struct OuterP { const bf16_t* a[4]; const bf16_t* b[4]; float* out[4]; long lda[4], ldb[4]; int out_rn[4]; float alpha[4]; uint32_t drop[4]; };
__global__ __launch_bounds__(256) void lora_outer_kernel(OuterP q, long M, long N, DropP dp, float* __restrict__ part) {
  __shared__ float red[4][8][8 * LR];
  const int z = blockIdx.z;
  const bf16_t* __restrict__ a = q.a[z];
  const bf16_t* __restrict__ b = q.b[z];
  float* __restrict__ out = q.out[z];
  const long lda = q.lda[z], ldb = q.ldb[z];
  const int out_rn = q.out_rn[z];
  const float alpha = q.alpha[z];
  if (q.drop[z] == 0) dp.thr = 0;
  const uint32_t dstream = q.drop[z] - 1;
  const int lane = threadIdx.x & 63, wave = threadIdx.x >> 6;
  const int cl = lane & 7, rl = lane >> 3;
  const long n = ((long)blockIdx.x * 8 + cl) * 8;
  const long per = (M + gridDim.y * 4 - 1) / (gridDim.y * 4);
  const long m0 = ((long)blockIdx.y * 4 + wave) * per, m1 = min(M, m0 + per);
  const bool on = n < N;
  float acc[8][LR];
#pragma unroll
  for (int j = 0; j < 8; ++j)
#pragma unroll
    for (int r = 0; r < LR; ++r) acc[j][r] = 0.f;
  if (on) {
    long m = m0 + rl;
    for (; m + 16 < m1; m += 24) {
      uint4 av[3], bv[3];
#pragma unroll
      for (int u = 0; u < 3; ++u) {
        av[u] = *reinterpret_cast<const uint4*>(a + (m + 8 * u) * lda + n);
        bv[u] = *reinterpret_cast<const uint4*>(b + (m + 8 * u) * ldb);
      }
#pragma unroll
      for (int u = 0; u < 3; ++u) {
        float x[8], y[8];
        unpack8(av[u], x); unpack8(bv[u], y);
        if (dp.thr) {
          uint32_t oa;
          const unsigned long di = drop_index(dp, (unsigned long)(m + 8 * u), (unsigned long)N, (unsigned long)n, oa);
          dropout8(x, di, dstream, dp.rng, dp.thr, dp.scale, oa);
        }
#pragma unroll
        for (int j = 0; j < 8; ++j)
#pragma unroll
          for (int r = 0; r < LR; ++r) acc[j][r] = fmaf(x[j], y[r], acc[j][r]);
      }
    }
    for (; m < m1; m += 8) {
      float x[8], y[8];
      unpack8(*reinterpret_cast<const uint4*>(a + m * lda + n), x);
      unpack8(*reinterpret_cast<const uint4*>(b + m * ldb), y);
      if (dp.thr) {
        uint32_t oa;
        const unsigned long di = drop_index(dp, (unsigned long)m, (unsigned long)N, (unsigned long)n, oa);
        dropout8(x, di, dstream, dp.rng, dp.thr, dp.scale, oa);
      }
#pragma unroll
      for (int j = 0; j < 8; ++j)
#pragma unroll
        for (int r = 0; r < LR; ++r) acc[j][r] = fmaf(x[j], y[r], acc[j][r]);
    }
  }
#pragma unroll
  for (int j = 0; j < 8; ++j)
#pragma unroll
    for (int r = 0; r < LR; ++r) {
      float v = acc[j][r];
      v += __shfl_xor(v, 8, 64); v += __shfl_xor(v, 16, 64); v += __shfl_xor(v, 32, 64);
      acc[j][r] = v * alpha;
    }
  if (rl == 0) {
#pragma unroll
    for (int j = 0; j < 8; ++j)
#pragma unroll
      for (int r = 0; r < LR; ++r) red[wave][cl][j * LR + r] = acc[j][r];
  }
  __syncthreads();
  float* __restrict__ dstp = part ? part + ((long)blockIdx.y * gridDim.z + z) * N * LR : out;
  for (int idx = threadIdx.x; idx < 8 * 8 * LR; idx += blockDim.x) {
    const int c = idx / (8 * LR), jr = idx % (8 * LR), j = jr / LR, r = jr % LR;
    const long nn = ((long)blockIdx.x * 8 + c) * 8 + j;
    if (nn < N) {
      const float v = (red[0][c][jr] + red[1][c][jr]) + (red[2][c][jr] + red[3][c][jr]);
      const long cell = out_rn ? (long)r * N + nn : nn * LR + r;
      if (part) dstp[cell] = v;
      else dstp[cell] += v;
    }
  }
}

→ PROBLEM: Every line from the one containing "if (rl == 0)" to the close of the records must be reproduced exactly. Include both ends and nothing more.

→ COMPLETED EXERCISE:
  if (rl == 0) {
#pragma unroll
    for (int j = 0; j < 8; ++j)
#pragma unroll
      for (int r = 0; r < LR; ++r) red[wave][cl][j * LR + r] = acc[j][r];
  }
  __syncthreads();
  float* __restrict__ dstp = part ? part + ((long)blockIdx.y * gridDim.z + z) * N * LR : out;
  for (int idx = threadIdx.x; idx < 8 * 8 * LR; idx += blockDim.x) {
    const int c = idx / (8 * LR), jr = idx % (8 * LR), j = jr / LR, r = jr % LR;
    const long nn = ((long)blockIdx.x * 8 + c) * 8 + j;
    if (nn < N) {
      const float v = (red[0][c][jr] + red[1][c][jr]) + (red[2][c][jr] + red[3][c][jr]);
      const long cell = out_rn ? (long)r * N + nn : nn * LR + r;
      if (part) dstp[cell] = v;
      else dstp[cell] += v;
    }
  }
}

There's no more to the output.